A 63-year-old female with generalized pustular psoriasis (GPP) was referred to the ED by her dermatologist for worsening rash, severe weakness, and fatigue. Symptoms began a week prior and acutely worsened after adalimumab infusion a day before hospital presentation. This was her second infusion, the first had been two weeks earlier. In the ED, her vital signs and labs were unremarkable. However, she had chills, prompting the collection of two blood cultures at different sites, which were both positive for A. baumannii. She had no clear infection source. Infectious disease (ID) was consulted, and she was started on ampicillin-sulbactam. Her weakness and fatigue improved shortly after starting antibiotics. A transthoracic echocardiogram showed no vegetations, and repeat blood cultures were negative. Dermatology attributed her worsening rash to a GPP flare, and spesolimab was recommended. Her medical records showed a positive Quantiferon-TB Gold, with a low mitogen-nil value and a chest X-ray showing no evidence of past or current tuberculosis infection. ID suggested the result was a false positive, but a subsequent positive T-spot confirmed latent tuberculosis. Biologic treatment was suspended until completing one month of latent tuberculosis treatment. Outpatient ID planned to initiate once-weekly isoniazid plus rifapentine. Meanwhile, acitretin was started, with dermatology follow-up scheduled for one month later to begin spesolimab after latent tuberculosis treatment. She was discharged on ciprofloxacin to complete her antibiotic course.

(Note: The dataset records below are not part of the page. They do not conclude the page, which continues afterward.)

struct smashx_plan {
    smashx_config cfg{};
    SxSchedule sch;
    int n = 0, npad = 0, nt = 0, ng = 0, st = 0;
    long n2 = 0;
    int M = 0;
    int Tc = 0, nchunks = 0;
    bool have_forcing = false, have_options = false, have_qobs = false, uploaded = false;
    bool chunk_ready = false, adj_ready = false;
    smashx_options opt{};
    std::vector<float> wgauge;
    hipStream_t stream = nullptr;
    hipStream_t stream_r = nullptr;
    int Tp = 0;
    bool hi_tape = true;
    int chain_from = 1;
    bool chain_stage = false; SxStageTables stg{}; int stg_blocks = 0, stg_rows_extra = 0; size_t stg_lds = 0;
    float* hrk = nullptr; bool hrk_tried = false, early_adj = true;
    size_t vlds_fwd = 0, vlds_adj = 0;
    std::vector<hipEvent_t> buf_free;
    std::vector<double> round_ncells;
    bool chain_used = false;
    bool chain = true;
    int n_out = 0, n_in = 0;
    int *d_out_x = nullptr, *d_in_x = nullptr;
    float *halo_out = nullptr, *halo_in = nullptr;
    smashx_halo_fn halo_fn = nullptr; void* halo_user = nullptr;
    SxComm* xcomm = nullptr;
    std::vector<PeerSeg> out_segs, in_segs;
    int *d_out_xp = nullptr, *d_in_xp = nullptr;
    float *x_out = nullptr, *x_in = nullptr;
    float* x_keep = nullptr; size_t x_keep_cap = 0;
    std::vector<void*> allocs; std::vector<size_t> alloc_bytes;
    double bytes = 0;
    double hbm_free_at_plan = -1.0, hbm_total = -1.0;
    SxDeviceArrays A{};
    int* d_cell_flat = nullptr;
    int* d_sparse_idx = nullptr;
    float last_jobs_d = 0.f, last_jreg_d = 0.f;
    long n_sparse = 0;
    float* d_stage = nullptr;
    long stage_planes = 0;
    float* d_full[SX_NFIELDS] = {nullptr};
    float* st0[SX_NSSLOTS] = {nullptr};
    float* ckpt = nullptr;
    float* d_prcp = nullptr; float* d_pet = nullptr;
    int* d_ctrl_pos = nullptr; double* d_ctrl = nullptr; size_t ctrl_cap = 0;
    smashx_forcing_layout flay{};
    unsigned short* d_prcp16 = nullptr; float* d_petd = nullptr; float* d_ratio = nullptr; unsigned* d_fstatus = nullptr;
    int ndays = 0; bool petd_open = false;
    std::vector<char> block_seen;
    int ngc = 0;
    std::vector<int> gauge_gid;
    int *d_gauge_gid = nullptr, *d_gauge_flwacc = nullptr;
    float *d_area = nullptr, *d_wgauge = nullptr, *d_qobs = nullptr, *d_qsim_b = nullptr, *d_cost_out = nullptr;
    SxGaugeSums* d_sums = nullptr; SxCostCoef* d_coef = nullptr;
    float* d_med = nullptr; int* d_med_idx = nullptr;
    int med_nslots = 0; int* d_med_slot = nullptr; float* d_medx = nullptr; int* d_medx_idx = nullptr;
    smashx_reduce_fn med_fn = nullptr; void* med_user = nullptr; std::vector<int> med_slot_h;
    float jobs = 0.f;
    struct Signature {
        bool have = false, have_mask = false, ready = false;
        std::vector<float> h_po; std::vector<int> h_mask;
        int maxev_cap = -1;
        int obs_s0 = -1, obs_lds = -1;
        SxSigArgs a{};
        float* d_po = nullptr; int *d_nev = nullptr, *d_ev = nullptr;
        float *d_probe_b = nullptr, *d_probe_gb = nullptr, *d_probe_gd = nullptr, *d_probe_keep = nullptr;
    } sig;
    std::vector<float> h_qobs;
    float* h_qsim_domain = nullptr; float* h_net_prcp_domain = nullptr; int dom_sparse = 0;
    bool dom_q_active = false;
    bool tan_ready = false;
    float* d_qsim_d = nullptr;
    float* d_tanplane[SMASHX_GNP + SMASHX_GNS] = {nullptr};
    bool tiled = false;
    int* d_active = nullptr;
    hipStream_t stream_j = nullptr;
    hipEvent_t ev_j = nullptr;
    float* d_jx[SMASHX_GNP + SMASHX_GNS] = {nullptr};
    float* d_jb[SMASHX_GNP + SMASHX_GNS] = {nullptr};
    float* d_jg[SMASHX_GNP + SMASHX_GNS] = {nullptr};
    float* d_jterm = nullptr; size_t jterm_planes = 0;
    float* d_jsum = nullptr;
    SxJregChains jchains{};
    bool jr_ready = false;
    std::vector<Launch> launches;
    std::vector<hipEvent_t> pool; size_t pool_used = 0;
    hipEvent_t ev0 = nullptr, ev1 = nullptr;
    smashx_timing timing{};
    int last_adjoint = 0;
    std::vector<signed char> h_flwdir;
    std::vector<signed char> h_flwdir_grid;
    struct MeanForcing {
        int state = 0;
        std::string refusal;
        std::vector<int> count;
        std::vector<int> begin;
        std::vector<int> h_list;
        int *d_list = nullptr, *d_begin = nullptr;
        float *d_state = nullptr, *d_mp = nullptr, *d_me = nullptr;
    } mf;
// ... 178 lines not shown
        if ((rc = p->dmalloc(&p->A.xT, (size_t)std::max(p->sch.nxslots, 1) * Tc))) return rc;
        HIPCHK(hipMemsetAsync(p->A.qtT, 0, (size_t)p->npad * Tc * 4, p->stream));
        HIPCHK(hipMemsetAsync(p->A.xT, 0, (size_t)std::max(p->sch.nxslots, 1) * Tc * 4, p->stream));
        p->chunk_ready = true;
    }
    if (p->h_qsim_domain && !p->A.qdT) {
        int rc;
        if ((rc = p->dmalloc(&p->A.qdT, (size_t)p->npad * p->Tc))) return rc;
    }
    if (adjoint && !p->adj_ready) {
        int rc;
        const size_t cs = (size_t)p->npad * p->Tc;
        if (p->A.qsk) { p->dfree(p->A.qsk); p->A.qsk = nullptr; }
        {
            const char* e = getenv("SMASHX_HR_SKEW");
            p->A.hr_skew = e ? atoi(e) != 0 : true;
            if ((rc = p->dmalloc(&p->A.hrT, cs))) return rc;
        }
        if ((rc = p->dmalloc(&p->A.tape_hp, cs))) return rc;
        if ((rc = p->dmalloc(&p->A.tape_hft, cs))) return rc;
        if (st == 5 || ((st == 2 || st == 3) && p->hi_tape)) { if ((rc = p->dmalloc(&p->A.tape_hi, cs))) return rc; }
        else if (st == 2 || st == 3) { if ((rc = p->dmalloc(&p->A.ckpt_hi, cs / SX_HIK))) return rc; }
        if (st == 3) { if ((rc = p->dmalloc(&p->A.tape_hst, cs))) return rc; }
        if (p->nchunks > 1) { if ((rc = p->dmalloc(&p->ckpt, (size_t)p->nchunks * SX_NSSLOTS * p->npad))) return rc; }
        for (int s = 0; s < SX_NSLOTS; ++s) if ((rc = p->dmalloc(&slot_vecs(p, s).grad, (size_t)p->npad))) return rc;
        if ((rc = p->dmalloc(&p->A.qgb, (size_t)std::max(p->ngc, 1) * p->nt))) return rc;
        if ((rc = p->dmalloc(&p->d_qsim_b, (size_t)std::max(p->ng, 1) * p->nt))) return rc;
        p->adj_ready = true;
    }
    if (p->A.ncs > 0 && !p->A.qsk) {
        const size_t need = (size_t)p->A.ncs * 16 * ((size_t)p->Tc / 4 + p->stg_rows_extra + 1);
        size_t fr = 0, tot = 0;
        HIPCHK(hipMemGetInfo(&fr, &tot));
        if ((double)fr > (double)need + 2.0e9) { int rc; if ((rc = p->dmalloc(&p->A.qsk, need / 4))) return rc; }
    }
    if (adjoint && !p->hrk_tried) {
        p->hrk_tried = true;
        const int cf = chain_first(p);
        const char* e = getenv("SMASHX_KEEP_CHAIN_TAPE");
        const bool want = e ? atoi(e) != 0 : true;
        if (const char* ea = getenv("SMASHX_EARLY_ADJ_CHAIN")) p->early_adj = atoi(ea) != 0;
        if (want && p->nchunks > 1 && cf < p->sch.nrounds && !p->tiled && p->n_in == 0 && p->n_out == 0 && p->Tp >= p->Tc) {
            const int kcs0 = p->sch.g_slot_begin[p->sch.round_group_begin[cf]], kncs = p->sch.nslots - kcs0;
            const size_t need = (size_t)(p->nchunks - 1) * (size_t)(p->Tc / 4) * (size_t)kncs * 16;
            size_t fr = 0, tot = 0;
            HIPCHK(hipMemGetInfo(&fr, &tot));
            if (kncs > 0 && (double)fr > (double)need + 2.0e9) {
                int rc; if ((rc = p->dmalloc(&p->hrk, need / 4))) return rc;
                p->A.kcs0 = kcs0; p->A.kncs = kncs;
            }
        }
    }
    return 0;
}

SxDeviceArrays view_at(const smashx_plan* p, int off) {
    SxDeviceArrays B = p->A;
    B.k0 = 0; B.k1 = p->n;
    const size_t q = (size_t)(off / 4);
    B.qtT = p->A.qtT + q * p->npad * 4;
    B.hrk = nullptr;
    if (p->A.hrT) { if (p->A.hr_skew) B.hr_row0 = (int)q; else B.hrT = p->A.hrT + q * p->npad * 4; }
    if (p->A.qdT) B.qdT = p->A.qdT + q * p->npad * 4;
    if (!p->chain) B.qsk = nullptr;
    B.xT = p->A.xT + q * p->A.nx * 4;
    if (p->A.qtdT) B.qtdT = p->A.qtdT + q * p->npad * 4;
    if (p->A.xdT) B.xdT = p->A.xdT + q * p->A.nx * 4;
    if (p->A.tape_hp) B.tape_hp = p->A.tape_hp + (size_t)off * p->npad;
    if (p->A.tape_hft) B.tape_hft = p->A.tape_hft + (size_t)off * p->npad;
    if (p->A.tape_hi) B.tape_hi = p->A.tape_hi + (size_t)off * p->npad;
    if (p->A.ckpt_hi) B.ckpt_hi = p->A.ckpt_hi + (size_t)(off / SX_HIK) * p->npad;
    if (p->A.tape_hst) B.tape_hst = p->A.tape_hst + (size_t)off * p->npad;
    return B;
}

typedef void (*VertKernel)(SxDeviceArrays, int, int);
VertKernel vert_fwd_kernel(int st, bool tape, bool compact) {
#define SX_GR(ST) {sx_k_vert_fwd<ST, false, false>, sx_k_vert_fwd<ST, false, true>, sx_k_vert_fwd<ST, true, false>, sx_k_vert_fwd<ST, true, true>}
    static const VertKernel k[5][4] = {SX_GR(1), SX_GR(2), SX_GR(3), SX_GR(4),
                                       {sx_k_vert_fwd_vic<false, false>, sx_k_vert_fwd_vic<false, true>, sx_k_vert_fwd_vic<true, false>, sx_k_vert_fwd_vic<true, true>}};
#undef SX_GR
    return k[st - 1][2 * tape + compact];
}
VertKernel vert_adj_kernel(int st, bool compact) {
    static const VertKernel k[5][2] = {{sx_k_vert_adj<1, false>, sx_k_vert_adj<1, true>}, {sx_k_vert_adj<2, false>, sx_k_vert_adj<2, true>},
                                       {sx_k_vert_adj<3, false>, sx_k_vert_adj<3, true>}, {sx_k_vert_adj<4, false>, sx_k_vert_adj<4, true>},
                                       {sx_k_vert_adj_vic<false>, sx_k_vert_adj_vic<true>}};
    return k[st - 1][compact];
}
VertKernel vert_tan_kernel(int st) {
    static const VertKernel k[5] = {sx_k_vert_fwd_d<1>, sx_k_vert_fwd_d<2>, sx_k_vert_fwd_d<3>, sx_k_vert_fwd_d<4>, sx_k_vert_fwd_vic_d};
    return k[st - 1];
}
void launch_vert(smashx_plan* p, VertKernel k, int kind, size_t lds, int off, int t0, int T) {
    const SxDeviceArrays B = view_at(p, off);
    if (B.k1 <= B.k0) return;
    const dim3 grid((B.k1 - B.k0 + SX_VBLOCK - 1) / SX_VBLOCK), block(SX_VBLOCK);
    p->mark_begin(kind, p->stream, (double)(B.k1 - B.k0) * T);
    hipLaunchKernelGGL(k, grid, block, lds, p->stream, B, t0, T);
    p->mark_end();
}
void vert_fwd(smashx_plan* p, int off, bool tape, int t0, int T) {
    launch_vert(p, vert_fwd_kernel(p->st, tape, p->A.prcp16 != nullptr), 0, p->st == 5 ? 0 : p->vlds_fwd, off, t0, T);
}
void vert_adj(smashx_plan* p, int off, int t0, int T) {
    launch_vert(p, vert_adj_kernel(p->st, p->A.prcp16 != nullptr), 3, p->st == 5 ? 0 : p->vlds_adj, off, t0, T);
}
void vert_tan(smashx_plan* p, int off, int t0, int T) { launch_vert(p, vert_tan_kernel(p->st), 0, 0, off, t0, T); }
double round_cells(const smashx_plan* p, int r0, int r1) {
    double c = 0.0;
    for (int r = r0; r < r1; ++r) c += p->round_ncells[r];
    return c;
}
int chain_first(const smashx_plan* p) {
    const int nr = p->sch.nrounds;
    return (p->chain && nr - p->chain_from >= 2) ? p->chain_from : nr;
}
void reset_chain_counters(smashx_plan* p, hipStream_t st) {
    (void)hipMemsetAsync(p->A.prog, 0, (size_t)p->sch.ngroups * sizeof(int), st);
    (void)hipMemsetAsync(p->A.prog + p->sch.ngroups + 1, 0, sizeof(int), st);
}
void route_fwd_rounds(smashx_plan* p, int off, bool tape, int t0, int T, hipStream_t st, int r0, int r1, int tan = 0) {
    SxDeviceArrays B = view_at(p, off);
    if (!p->dom_q_active) B.qdT = nullptr;
    if (tan) B.qsk = nullptr;
    const size_t lds = (size_t)2 * p->M * sizeof(float4);
    void (*const k)(SxDeviceArrays, int, int, int, int) = tan == 1 ? sx_k_route_fwd<true, false, 1> : tan == 2 ? sx_k_route_fwd<false, false, 2>
                                                         : tape ? sx_k_route_fwd<true, false> : sx_k_route_fwd<false, false>;
    for (int r = r0; r < r1; ++r) {
        const int g0 = p->sch.round_group_begin[r], ngr = p->sch.round_group_begin[r + 1] - g0;
        p->mark_begin(1, st, round_cells(p, r, r + 1) * T);
        hipLaunchKernelGGL(k, dim3(ngr), dim3(p->M), lds, st, B, g0, g0 + ngr, t0, T);
        p->mark_end();
    }
}
bool route_fwd_chained(smashx_plan* p, int off, bool tape, int t0, int T, hipStream_t st, hipEvent_t inputs_read = nullptr, float* hrk = nullptr) {
    const int nr = p->sch.nrounds, cf = chain_first(p);
    if (cf >= nr) return false;
    SxDeviceArrays B = view_at(p, off);
    if (hrk) { B.hrk = hrk; B.hr_row0 = 0; tape = true; }
    if (!p->dom_q_active) B.qdT = nullptr;
    const size_t lds = (size_t)2 * p->M * sizeof(float4);
    const int g0 = p->sch.round_group_begin[cf], g1 = p->sch.ngroups;
    reset_chain_counters(p, st);
    const int grid = g1 - g0;
    p->mark_begin(5, st, round_cells(p, cf, nr) * T);
    if (B.qsk)
        hipLaunchKernelGGL((sx_k_chain_transpose<true>), dim3((p->stg_blocks + SX_STG_WAVES - 1) / SX_STG_WAVES), dim3(64 * SX_STG_WAVES), p->stg_lds * SX_STG_WAVES, st, B, p->stg, g0, (T + SX_BT - 1) / SX_BT, p->stg_blocks, (int)p->stg_lds);
    const bool early = B.qsk && inputs_read && !B.qdT;
    if (early) (void)hipEventRecord(inputs_read, st);
    if (tape) hipLaunchKernelGGL((sx_k_route_fwd<true, true>), dim3(grid), dim3(p->M), lds, st, B, g0, g1, t0, T);
    else      hipLaunchKernelGGL((sx_k_route_fwd<false, true>), dim3(grid), dim3(p->M), lds, st, B, g0, g1, t0, T);
    p->mark_end();
    p->chain_used = true;
    return early;
}
void route_adj_chained(smashx_plan* p, int off, int t0, int T, hipStream_t st, float* hrk = nullptr, bool launch = true, bool copy = true) {
    const int nr = p->sch.nrounds, cf = chain_first(p);
    if (cf >= nr) return;
    SxDeviceArrays B = view_at(p, off);
    if (hrk) { B.hrk = hrk; B.hr_row0 = 0; }
    const size_t lds = (size_t)2 * p->M * sizeof(float4);
    const int g0 = p->sch.round_group_begin[cf], g1 = p->sch.ngroups;
    const int grid = g1 - g0;
    if (launch) {
        reset_chain_counters(p, st);
        p->mark_begin(6, st, round_cells(p, cf, nr) * T);
        hipLaunchKernelGGL((sx_k_route_adj<true>), dim3(grid), dim3(p->M), lds, st, B, g0, g1, t0, T);
        p->mark_end();
        p->chain_used = true;
    }
    if (copy && B.qsk) {
        p->mark_begin(7, st);
        hipLaunchKernelGGL((sx_k_chain_transpose<false>), dim3((p->stg_blocks + SX_STG_WAVES - 1) / SX_STG_WAVES), dim3(64 * SX_STG_WAVES), p->stg_lds * SX_STG_WAVES, st, B, p->stg, g0, (T + SX_BT - 1) / SX_BT, p->stg_blocks, (int)p->stg_lds);
        p->mark_end();
    }
}
void route_adj_rounds(smashx_plan* p, int off, int t0, int T, hipStream_t st) {
    const SxDeviceArrays B = view_at(p, off);
    const size_t lds = (size_t)2 * p->M * sizeof(float4);
    const int cf = chain_first(p);
    for (int r = cf - 1; r >= 0; --r) {
        const int g0 = p->sch.round_group_begin[r], ngr = p->sch.round_group_begin[r + 1] - g0;
        p->mark_begin(2, st, round_cells(p, r, r + 1) * T);
        hipLaunchKernelGGL((sx_k_route_adj<false>), dim3(ngr), dim3(p->M), lds, st, B, g0, g0 + ngr, t0, T);
        p->mark_end();
    }
}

Acinetobacter baumannii, part of the ESKAPE organisms, is predominantly associated with healthcare-related infections and known for developing antibiotic-resistant strains. In the US, community-acquired A. baumannii cases are rare, with most being hospital-acquired infections. Moreover, shaking chills is an independent predictor of bloodstream infection. Given that blood is generally sterile, there is a low likelihood it was a contaminant. This case highlights the importance of clinical exam findings to maintain a high index of suspicion for severe infections such as bacteremia in immunocompromised individuals, and the necessity for physicians to broaden differentials to include rare organisms even in the absence of recent clinical exposure. Fortunately, the isolate was pan-sensitive, as multidrug-resistant A. baumannii infections can be life-threatening. Additionally, we are not suggesting that the patient's symptoms were solely due to bacteremia; reactivation of latent tuberculosis may have contributed.